Say what we want about 37signals, their marketing and community engagement are
truly exceptional. They've communicated their value so thoroughly that people
will drop $1,000 to spend a day with them.

Why? Trust.

Regardless of any other factor, it's easy to trust the fact that these guys
know what they're talking about. They spend every single day showing us,
through their products or their blog, or many other channels, that they do.

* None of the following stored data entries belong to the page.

template <int KSW>
__global__ __launch_bounds__(GT) void gru_fwd_step_kernel(
    int s, int T, int N, int H, int D, int UB, int BT, const float* __restrict__ xproj,
    const float* __restrict__ wp, const float* __restrict__ b_f, const float* __restrict__ b_r,
    const int* __restrict__ lens, float* __restrict__ h_all, float* __restrict__ gates) {
  constexpr int PITCH = KC_FWD + 2;
  __shared__ __attribute__((aligned(16))) float hs[GB * PITCH];
  int ub, d, bt;
  if (!map_work(UB * D, BT, UB, ub, d, bt)) return;
  const int n0 = bt * GB;
  const int lane = threadIdx.x & 63;
  const int wave = __builtin_amdgcn_readfirstlane(threadIdx.x >> 6);
  const int t = d == 0 ? s : T - 1 - s;
  const int tp = d == 0 ? t - 1 : t + 1;
  const int KS = (H + 3) / 4;
  const int per = (KS + GW - 1) / GW;
  const int a_ks = wave * per;
  const int b_ks = min(KS, a_ks + per);

  f32x4 acc[3];
#pragma unroll
  for (int g = 0; g < 3; ++g) acc[g] = f32x4{0.f, 0.f, 0.f, 0.f};

  if (s > 0) {
    float w[3][KSW];
    const float* wpd = wp + ((int64_t)d * UB + ub) * KS * 3 * 64 + lane;
#pragma unroll
    for (int i = 0; i < KSW; ++i) {
      const int ks = a_ks + i;
#pragma unroll
      for (int g = 0; g < 3; ++g) w[g][i] = ks < b_ks ? wpd[((int64_t)ks * 3 + g) * 64] : 0.f;
    }
    const float* hprev = h_all + ((int64_t)tp * N * D + d) * H;
    stage_rows(hprev, (int64_t)D * H, N, n0, 0, H, hs, PITCH);
    __syncthreads();
    const float* hrow = hs + (lane & 15) * PITCH + (lane >> 4);
#pragma unroll
    for (int i = 0; i < KSW; ++i) {
      const int ks = a_ks + i;
      if (ks < b_ks) {
        const int k = 4 * ks;
        const float a = (k + (lane >> 4) < H) ? hrow[k] : 0.f;
        acc[0] = __builtin_amdgcn_mfma_f32_16x16x4f32(a, w[0][i], acc[0], 0, 0, 0);
        acc[1] = __builtin_amdgcn_mfma_f32_16x16x4f32(a, w[1][i], acc[1], 0, 0, 0);
        acc[2] = __builtin_amdgcn_mfma_f32_16x16x4f32(a, w[2][i], acc[2], 0, 0, 0);
      }
    }
    __syncthreads();
  }
  float* red = hs;
  constexpr int RP = 3 * GU + 1;
#pragma unroll
  for (int g = 0; g < 3; ++g)
#pragma unroll
    for (int r = 0; r < 4; ++r)
      red[(wave * GB + (lane >> 4) * 4 + r) * RP + g * GU + (lane & 15)] = acc[g][r];
  __syncthreads();
  if (threadIdx.x >= GB * GU) return;

  const int m = threadIdx.x >> 4;
  const int u = threadIdx.x & 15;
  const int n = n0 + m;
  const int j = ub * GU + u;
  if (n >= N || j >= H) return;
  float gh[3];
#pragma unroll
  for (int g = 0; g < 3; ++g) {
    float v = 0.f;
#pragma unroll
    for (int w8 = 0; w8 < GW; ++w8) v += red[(w8 * GB + m) * RP + g * GU + u];
    gh[g] = v;
  }
  const float* bh = d == 0 ? b_f : b_r;
  const float ghr = gh[0] + bh[j];
  const float ghz = gh[1] + bh[H + j];
  float ghn = gh[2] + bh[2 * H + j];
  const int64_t row = ((int64_t)t * N + n) * D + d;
  const bool active = t < lens[n];
  float hout = 0.f, r = 0.f, z = 0.f, nn = 0.f;
  if (active) {
    const float* xp = xproj + row * 3 * H;
    const float hp = s > 0 ? h_all[(((int64_t)tp * N + n) * D + d) * H + j] : 0.f;
    r = sigmoidf_(ghr + xp[j]);
    z = sigmoidf_(ghz + xp[H + j]);
    nn = tanhf(xp[2 * H + j] + r * ghn);
    hout = (hp - nn) * z + nn;
  } else {
    ghn = 0.f;
  }
  h_all[row * H + j] = hout;
  if (gates != nullptr) {
    float* gp = gates + row * 4 * H;
    gp[j] = r;
    gp[H + j] = z;
    gp[2 * H + j] = nn;
    gp[3 * H + j] = ghn;
  }
}

template <int KSW>
__global__ __launch_bounds__(GT) void gru_bwd_step_kernel(
    int s, int T, int N, int H, int D, int UB, int BT, const float* __restrict__ dy, int dyd,
    const float* __restrict__ wpt, const float* __restrict__ h_all,
    const float* __restrict__ gates, const int* __restrict__ lens, float* __restrict__ dgx,
    float* __restrict__ dgh, float* __restrict__ dhs) {
  constexpr int PITCH = KC_BWD + 2;
  __shared__ __attribute__((aligned(16))) float hs[GB * PITCH];
  int ub, d, bt;
  if (!map_work(UB * D, BT, UB, ub, d, bt)) return;
  const int n0 = bt * GB;
  const int lane = threadIdx.x & 63;
  const int wave = __builtin_amdgcn_readfirstlane(threadIdx.x >> 6);
  const int t = d == 0 ? T - 1 - s : s;
  const int tq = d == 0 ? t + 1 : t - 1;
  const int H3 = 3 * H;
  const int KS = (H3 + 3) / 4;

  f32x4 acc0 = f32x4{0.f, 0.f, 0.f, 0.f};
  f32x4 acc1 = f32x4{0.f, 0.f, 0.f, 0.f};
  if (s > 0) {
    const float* dghq = dgh + ((int64_t)tq * N * D + d) * H3;
    const float* wpd = wpt + ((int64_t)d * UB + ub) * KS * 64 + lane;
    for (int kc0 = 0; kc0 < H3; kc0 += KC_BWD) {
      const int kc1 = min(H3, kc0 + KC_BWD);
      const int ks0 = kc0 / 4;
      const int ks1 = (kc1 + 3) / 4;
      const int per = (ks1 - ks0 + GW - 1) / GW;
      const int a_ks = ks0 + wave * per;
      const int b_ks = min(ks1, a_ks + per);
      float w[KSW];
#pragma unroll
      for (int i = 0; i < KSW; ++i) {
        const int ks = a_ks + i;
        w[i] = ks < b_ks ? wpd[(int64_t)ks * 64] : 0.f;
      }
      if (kc0 > 0) __syncthreads();
      stage_rows(dghq, (int64_t)D * H3, N, n0, kc0, kc1, hs, PITCH);
      __syncthreads();
      const float* hrow = hs + (lane & 15) * PITCH + (lane >> 4) - kc0;
#pragma unroll
      for (int i = 0; i < KSW; i += 2) {
        const int ks = a_ks + i;
        if (ks < b_ks) {
          const int k = 4 * ks;
          const float a0 = (k + (lane >> 4) < kc1) ? hrow[k] : 0.f;
          acc0 = __builtin_amdgcn_mfma_f32_16x16x4f32(a0, w[i], acc0, 0, 0, 0);
        }
        if (i + 1 < KSW && ks + 1 < b_ks) {
          const int k = 4 * (ks + 1);
          const float a1 = (k + (lane >> 4) < kc1) ? hrow[k] : 0.f;
          acc1 = __builtin_amdgcn_mfma_f32_16x16x4f32(a1, w[i + 1], acc1, 0, 0, 0);
        }
      }
    }
    __syncthreads();
  }
  float* red = hs;
  constexpr int RP = GU + 1;
#pragma unroll
  for (int r = 0; r < 4; ++r)
    red[(wave * GB + (lane >> 4) * 4 + r) * RP + (lane & 15)] = acc0[r] + acc1[r];
  __syncthreads();
  if (threadIdx.x >= GB * GU) return;

  const int m = threadIdx.x >> 4;
  const int u = threadIdx.x & 15;
  const int n = n0 + m;
  const int j = ub * GU + u;
  if (n >= N || j >= H) return;
  const int len = lens[n];
  const int64_t row = ((int64_t)t * N + n) * D + d;
  float* dhcur = dhs + ((int64_t)(s & 1) * N * D + (int64_t)n * D + d) * H;
  const float* dhprv = dhs + ((int64_t)((s + 1) & 1) * N * D + (int64_t)n * D + d) * H;
  float dh = 0.f;
  if (t < len) {
    float carry = 0.f;
    if (s > 0) {
      float rec = 0.f;
#pragma unroll
      for (int w8 = 0; w8 < GW; ++w8) rec += red[(w8 * GB + m) * RP + u];
      const float zq = gates[(((int64_t)tq * N + n) * D + d) * 4 * H + H + j];
      carry = dhprv[j] * zq + rec;
    }
    dh = dy[(((int64_t)t * N + n) * dyd + (dyd > 1 ? d : 0)) * H + j] + carry;
  }
  float dar = 0.f, daz = 0.f, dan = 0.f, dghn = 0.f;
  if (t < len) {
    const float* gp = gates + row * 4 * H;
    const float r = gp[j], z = gp[H + j], nn = gp[2 * H + j], ghn = gp[3 * H + j];
    float hp = 0.f;
    const int tp = d == 0 ? t - 1 : t + 1;
    if (tp >= 0 && tp < T) hp = h_all[(((int64_t)tp * N + n) * D + d) * H + j];
    dan = dh * (1.f - z) * (1.f - nn * nn);
    daz = dh * (hp - nn) * z * (1.f - z);
    dar = dan * ghn * r * (1.f - r);
    dghn = dan * r;
  }
  float* gx = dgx + row * H3;
  float* gh = dgh + row * H3;
  gx[j] = dar;
  gx[H + j] = daz;
  gx[2 * H + j] = dan;
  gh[j] = dar;
  gh[H + j] = daz;
  gh[2 * H + j] = dghn;
  dhcur[j] = dh;
}

template <int KSW>
__global__ __launch_bounds__(GT) void gru_fwd_persist_kernel(
    int T, int N, int H, int D, int UB, int BT, const float* __restrict__ xproj,
    const float* __restrict__ wp, const float* __restrict__ b_f, const float* __restrict__ b_r,
    const int* __restrict__ lens, float* __restrict__ h_all, float* __restrict__ gates,
    unsigned* __restrict__ counters, unsigned* __restrict__ err,
    unsigned long long* __restrict__ stamps, int trace) {
  constexpr int PITCH = KC_FWD + 4;
  __shared__ __attribute__((aligned(16))) float hs[GB * PITCH];
  __shared__ int flag;
  int ub, d, bt;
  if (!map_work(UB * D, BT, UB, ub, d, bt)) return;
  const int n0 = bt * GB;
  const int lane = threadIdx.x & 63;
  const int wave = __builtin_amdgcn_readfirstlane(threadIdx.x >> 6);
  const int KS = (H + 3) / 4;
  const int a_ks = wave * KSW;
  const int b_ks = min(KS, a_ks + KSW);
  unsigned* gflags = counters + (D * BT + 1) + (d * BT + bt) * UB;
  const __amdgpu_buffer_rsrc_t h_rs = __builtin_amdgcn_make_buffer_rsrc(
      h_all, (short)0, T * N * D * H * 4, 0x00020000);
  const bool stamping = stamps != nullptr && !trace && blockIdx.x == 0 && threadIdx.x == 0;
  const bool tracing = stamps != nullptr && trace && threadIdx.x == 0;
  auto trace_at = [&](int s, int p) {
    if (tracing && s >= kTraceS0 && s < kTraceS0 + kTraceSteps)
      stamps[((int64_t)(s - kTraceS0) * gridDim.x + blockIdx.x) * 5 + p] =
          __builtin_amdgcn_s_memrealtime();
  };
  unsigned long long acc_t[6] = {0, 0, 0, 0, 0, 0};
  unsigned long long t0 = 0, t1 = 0;

  float w[3][KSW];
  {
    const float* wpd = wp + ((int64_t)d * UB + ub) * KS * 3 * 64 + lane;
#pragma unroll
    for (int i = 0; i < KSW; ++i) {
      const int ks = a_ks + i;
#pragma unroll
      for (int g = 0; g < 3; ++g) w[g][i] = ks < b_ks ? wpd[((int64_t)ks * 3 + g) * 64] : 0.f;
    }
  }
  const float* bh = d == 0 ? b_f : b_r;
  const int m = threadIdx.x >> 4;
  const int u = threadIdx.x & 15;
  const int n = n0 + m;
  const int j = ub * GU + u;
  const bool owner = threadIdx.x < GB * GU && n < N && j < H;
  float bias_r = 0.f, bias_z = 0.f, bias_n = 0.f;
  int len = 0;
  if (owner) {
    bias_r = bh[j];
    bias_z = bh[H + j];
    bias_n = bh[2 * H + j];
    len = lens[n];
  }
  settle(bias_r);
  settle(bias_z);
  settle(bias_n);
  settle(len);
  constexpr int RP = 3 * GU + 1;
  __shared__ float red[GW * GB * RP];
  float g_r = 0.f, g_z = 0.f, g_n = 0.f, g_hn = 0.f;
  int64_t g_row = -1;
  for (int s = 0; s < T; ++s) {
    const int t = d == 0 ? s : T - 1 - s;
    const int tp = d == 0 ? t - 1 : t + 1;
    const int64_t row = ((int64_t)t * N + n) * D + d;
    float xr = 0.f, xz = 0.f, xn = 0.f;
    if (owner && t < len) {
      const float* xp = xproj + row * 3 * H;
      xr = xp[j];
      xz = xp[H + j];
      xn = xp[2 * H + j];
    }
    f32x4 acc[3];
#pragma unroll
    for (int g = 0; g < 3; ++g) acc[g] = f32x4{0.f, 0.f, 0.f, 0.f};
    float hp = 0.f;
    if (stamping) t0 = stamp_now();
    trace_at(s, 0);
    if (s > 0) {
      if (!flags_wait(gflags, UB, (unsigned)s, err, &flag)) {
        poison_rest(h_all, s, T, d != 0, N, D, n, d, H, j, H, 1, owner);
        return;
      }
      trace_at(s, 1);
      if (stamping) { t1 = stamp_now(); acc_t[0] += t1 - t0; t0 = t1; }
      const float* hprev = h_all + ((int64_t)tp * N * D + d) * H;
// ... 377 lines not shown
      const float* hrow = hs + (lane & 15) * PITCH + (lane >> 4) + 4 * a_ks;
#pragma unroll
      for (int i = 0; i < KSW; i += 2) {
        acc0 = __builtin_amdgcn_mfma_f32_16x16x4f32(hrow[4 * i], w[i], acc0, 0, 0, 0);
        if (i + 1 < KSW)
          acc1 = __builtin_amdgcn_mfma_f32_16x16x4f32(hrow[4 * i + 4], w[i + 1], acc1, 0, 0, 0);
      }
      __syncthreads();
    }
#pragma unroll
    for (int r = 0; r < 4; ++r)
      red[(wave * GB + (lane >> 4) * 4 + r) * RP + (lane & 15)] = acc0[r] + acc1[r];
    __syncthreads();
    trace_at(s, 3);
    if (owner) {
      float dh = 0.f;
      float dar = 0.f, daz = 0.f, dan = 0.f, dghn = 0.f, zc = 0.f;
      if (t < len) {
        float carry = 0.f;
        if (s > 0) {
          float rec = 0.f;
#pragma unroll
          for (int w8 = 0; w8 < GW; ++w8) rec += red[(w8 * GB + m) * RP + u];
          carry = dh_prev * z_prev + rec;
        }
        dh = dyv + carry;
        zc = g_z;
        dan = dh * (1.f - zc) * (1.f - g_n * g_n);
        daz = dh * (hp - g_n) * zc * (1.f - zc);
        dar = dan * g_hn * g_r * (1.f - g_r);
        dghn = dan * g_r;
      }
      const int go = static_cast<int>((row * H3 + j) * 4);
      __builtin_amdgcn_raw_buffer_store_b32(__builtin_bit_cast(unsigned, dar), g_rs, go, 0, kSc1);
      __builtin_amdgcn_raw_buffer_store_b32(__builtin_bit_cast(unsigned, daz), g_rs, go + 4 * H, 0,
                                            kSc1);
      __builtin_amdgcn_raw_buffer_store_b32(__builtin_bit_cast(unsigned, dghn), g_rs, go + 8 * H,
                                            0, kSc1);
      dh_prev = dh;
      z_prev = zc;
      px_dar = dar; px_daz = daz; px_dan = dan; px_row = row;
    }
    flags_arrive(gflags + ub, (unsigned)s + 1);
    trace_at(s, 4);
    if (owner) {
      float* gx = dgx + px_row * H3;
      gx[j] = px_dar;
      gx[H + j] = px_daz;
      gx[2 * H + j] = px_dan;
    }
  }
}

template <int NBW>
__global__ __launch_bounds__(GT) __attribute__((amdgpu_waves_per_eu(2, 2))) void gru_bwd_dop_kernel(
    int T, int N, int H, int D, int UB, int BT, const float* __restrict__ dy, int dyd,
    const float* __restrict__ w_f, const float* __restrict__ w_r,
    const float* __restrict__ h_all, const float* __restrict__ gates,
    const int* __restrict__ lens, float* __restrict__ dgx, float* __restrict__ dgh,
    float* __restrict__ gx, unsigned* __restrict__ counters, unsigned* __restrict__ err,
    unsigned long long* __restrict__ stamps, double* __restrict__ dbp) {
  constexpr int RP = GU + 1;
  __shared__ __attribute__((aligned(8))) float red[GW * GB * RP];
  __shared__ __attribute__((aligned(16))) float tile[3 * GB * GU];
  __shared__ int flag;
  int ub, d, bt;
  if (!map_work(UB * D, BT, UB, ub, d, bt)) return;
  const int n0 = bt * GB;
  const int lane = threadIdx.x & 63;
  const int wave = __builtin_amdgcn_readfirstlane(threadIdx.x >> 6);
  const int H3 = 3 * H;
  const int NB3 = 3 * UB;
  int b0, nb;
  simd_split(NB3, wave, b0, nb);
  const unsigned* gflags = counters + (D * BT + 1) + (d * BT + bt) * UB;
  unsigned* myflag = counters + (D * BT + 1) + (d * BT + bt) * UB + ub;
  const int slot_floats = D * BT * NB3 * 256;
  const __amdgpu_buffer_rsrc_t x_rs =
      __builtin_amdgcn_make_buffer_rsrc(gx, (short)0, 2 * slot_floats * 4, 0x00020000);
  const int grp_off = (d * BT + bt) * NB3 * 256;
  const bool tracing = stamps != nullptr && threadIdx.x == 0;
  auto trace_at = [&](int s, int p) {
    if (tracing && s >= kTraceS0 && s < kTraceS0 + kTraceSteps)
      stamps[((int64_t)(s - kTraceS0) * gridDim.x + blockIdx.x) * 5 + p] =
          __builtin_amdgcn_s_memrealtime();
  };

  f32x4 w[NBW];
  {
    const float* W = d == 0 ? w_f : w_r;
    const float* wc = W + (int64_t)(16 * b0 + 4 * (lane >> 4)) * H + ub * GU + (lane & 15);
#pragma unroll
    for (int i = 0; i < NBW; ++i)
#pragma unroll
      for (int c = 0; c < 4; ++c) w[i][c] = i < nb ? wc[(int64_t)(16 * i + c) * H] : 0.f;
#pragma unroll
    for (int i = 0; i < NBW; ++i) settle(w[i]);
  }
  const int m = threadIdx.x >> 4;
  const int u = threadIdx.x & 15;
  const int n = n0 + m;
  const int j = ub * GU + u;
  const bool owner = threadIdx.x < GB * GU && n < N;
  int len = owner ? lens[n] : 0;
  settle(len);
  const int tpos = ((u >> 2) * GB + m) * 4 + (u & 3);
  float dh_prev = 0.f, z_prev = 0.f;
  float px_dar = 0.f, px_daz = 0.f, px_dan = 0.f, px_dghn = 0.f;
  int64_t px_row = -1;
  double sb_r = 0.0, sb_z = 0.0, sb_n = 0.0, sb_hn = 0.0;
  for (int s = 0; s < T; ++s) {
    const int t = d == 0 ? T - 1 - s : s;
    f32x4 acc0 = f32x4{0.f, 0.f, 0.f, 0.f};
    f32x4 acc1 = f32x4{0.f, 0.f, 0.f, 0.f};
    trace_at(s, 0);
    float dyv = 0.f, g_r = 0.f, g_z = 0.f, g_n = 0.f, g_hn = 0.f, hp = 0.f;
    const int64_t row = ((int64_t)t * N + n) * D + d;
    if (owner && t < len) {
      dyv = dy[(((int64_t)t * N + n) * dyd + (dyd > 1 ? d : 0)) * H + j];
      const float* gp = gates + row * 4 * H;
      g_r = gp[j];
      g_z = gp[H + j];
      g_n = gp[2 * H + j];
      g_hn = gp[3 * H + j];
      const int tp = d == 0 ? t - 1 : t + 1;
      if (tp >= 0 && tp < T) hp = h_all[(((int64_t)tp * N + n) * D + d) * H + j];
    }
    if (s > 0) {
      if (!flags_wait(gflags, UB, (unsigned)s, err, &flag)) {
        poison_rest(dgx, s, T, d == 0, N, D, n, d, H, j, H3, 3, owner);
        return;
      }
      trace_at(s, 1);
      const int base = (((s - 1) & 1) * slot_floats + grp_off + b0 * 256 + lane * 4) * 4;
      f32x4 gv[NBW];
#pragma unroll
      for (int i = 0; i < NBW; ++i) {
        const int off = i < nb ? base + i * 1024 : 0x7ffffff0;
        gv[i] = __builtin_bit_cast(f32x4, __builtin_amdgcn_raw_buffer_load_b128(x_rs, off, 0, kSc1));
      }
      asm volatile("" ::: "memory");
      __builtin_amdgcn_sched_barrier(0);
#pragma unroll
      for (int i = 0; i < NBW; ++i) {
        acc0 = __builtin_amdgcn_mfma_f32_16x16x4f32(gv[i][0], w[i][0], acc0, 0, 0, 0);
        acc1 = __builtin_amdgcn_mfma_f32_16x16x4f32(gv[i][1], w[i][1], acc1, 0, 0, 0);
        acc0 = __builtin_amdgcn_mfma_f32_16x16x4f32(gv[i][2], w[i][2], acc0, 0, 0, 0);
        acc1 = __builtin_amdgcn_mfma_f32_16x16x4f32(gv[i][3], w[i][3], acc1, 0, 0, 0);
      }
      trace_at(s, 2);
    }
#pragma unroll
    for (int r = 0; r < 4; ++r)
      red[(wave * GB + (lane >> 4) * 4 + r) * RP + (lane & 15)] = acc0[r] + acc1[r];
    settle(dyv);
    settle(g_r);
    settle(g_z);
    settle(g_n);
    settle(g_hn);
    settle(hp);
    __syncthreads();
    trace_at(s, 3);
    if (threadIdx.x < GB * GU) {
      float dar = 0.f, daz = 0.f, dan = 0.f, dghn = 0.f;
      if (owner) {
        float dh = 0.f, zc = 0.f;
        if (t < len) {
          float carry = 0.f;
          if (s > 0) {
            float rec = 0.f;
#pragma unroll
            for (int w8 = 0; w8 < GW; ++w8) rec += red[(w8 * GB + m) * RP + u];
            carry = dh_prev * z_prev + rec;
          }
          dh = dyv + carry;
          zc = g_z;
          dan = dh * (1.f - zc) * (1.f - g_n * g_n);
          daz = dh * (hp - g_n) * zc * (1.f - zc);
          dar = dan * g_hn * g_r * (1.f - g_r);
          dghn = dan * g_r;
        }
        dh_prev = dh;
        z_prev = zc;
        px_dar = dar; px_daz = daz; px_dan = dan; px_dghn = dghn; px_row = row;
        sb_r += dar; sb_z += daz; sb_n += dan; sb_hn += dghn;
      }
      tile[tpos] = dar;
      tile[GB * GU + tpos] = daz;
      tile[2 * GB * GU + tpos] = dghn;
    }
    __syncthreads();
    if (wave == 0) {
      const int toff = (grp_off + ub * 256 + lane * 4) * 4;
      const int so = (s & 1) * slot_floats * 4 + toff;
#pragma unroll
      for (int g = 0; g < 3; ++g) {
        const u32x4 v = *reinterpret_cast<const u32x4*>(tile + g * GB * GU + lane * 4);
        __builtin_amdgcn_raw_buffer_store_b128(v, x_rs, so + g * UB * 1024, 0, kSc1);
      }
      asm volatile("s_waitcnt vmcnt(0)" ::: "memory");
      if (lane == 0)
        __hip_atomic_store(myflag, (unsigned)s + 1, __ATOMIC_RELAXED, __HIP_MEMORY_SCOPE_AGENT);
    }
    trace_at(s, 4);
    if (owner) {
      float* gxr = dgx + px_row * H3;
      gxr[j] = px_dar;
      gxr[H + j] = px_daz;
      gxr[2 * H + j] = px_dan;
      float* ghr = dgh + px_row * H3;
      ghr[j] = px_dar;
      ghr[H + j] = px_daz;
      ghr[2 * H + j] = px_dghn;
    }
  }
  if (dbp == nullptr) return;
  double* rd = reinterpret_cast<double*>(red);
  __syncthreads();
  if (threadIdx.x < GB * GU) {
    const bool mine = owner;
    rd[(0 * GB + m) * GU + u] = mine ? sb_r : 0.0;
    rd[(1 * GB + m) * GU + u] = mine ? sb_z : 0.0;
    rd[(2 * GB + m) * GU + u] = mine ? sb_n : 0.0;
    rd[(3 * GB + m) * GU + u] = mine ? sb_hn : 0.0;
  }
  __syncthreads();
  if (threadIdx.x < 4 * GU) {
    const int g = threadIdx.x / GU, uu = threadIdx.x - (threadIdx.x / GU) * GU;
    double acc = 0.0;
#pragma unroll
    for (int mm = 0; mm < GB; ++mm) acc += rd[(g * GB + mm) * GU + uu];
    dbp[(((int64_t)bt * D + d) * 4 + g) * H + ub * GU + uu] = acc;
  }
}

Rails, for example, is one of the most brilliant marketing moves in the
history of software development.

And maybe in the history of marketing.

There's no point to arguing the relative value of their training versus other
consultants. The difference between these guys and any consultants who may
offer training like this?

 _Everyone_ in your industry has heard of 37signals. No one has heard of your
guy.

Your ability to generate wealth is a function of how many people trust you can
do what you promise. My hunch is that they're under-charging. But clearly,
this is entirely in the realm of what the market will bear.

------
drats
I don't read most of the 37 signals stuff, but it feels pretty cult-like for
people to be paying $1000 for a one day "master class". I mean seriously, for
the same cash you could get _all_ of the following: a professional logo
designed for your business (~$100?), a 3 hour consultation on your pitch with
a copywriter or speech writer (~$100?), 2 hours with an accountant ($200?), 1
hour with a lawyer ($200?) and then flying out to nice weekend relaxing
listening to business podcasts and with two nice business books from Amazon on
a south American beach (insert nearby cheap holiday destination, $500?). Also,
putting your app/idea/code/whatever onto an "Ask HN" costs nothing. But if
people are paying, people are paying I suppose. Furthermore, they must be
masters of something to be getting people to pay that much and selling out the
tickets so there is obviously something to be learned from them (although
attending the event might not be required to learn it).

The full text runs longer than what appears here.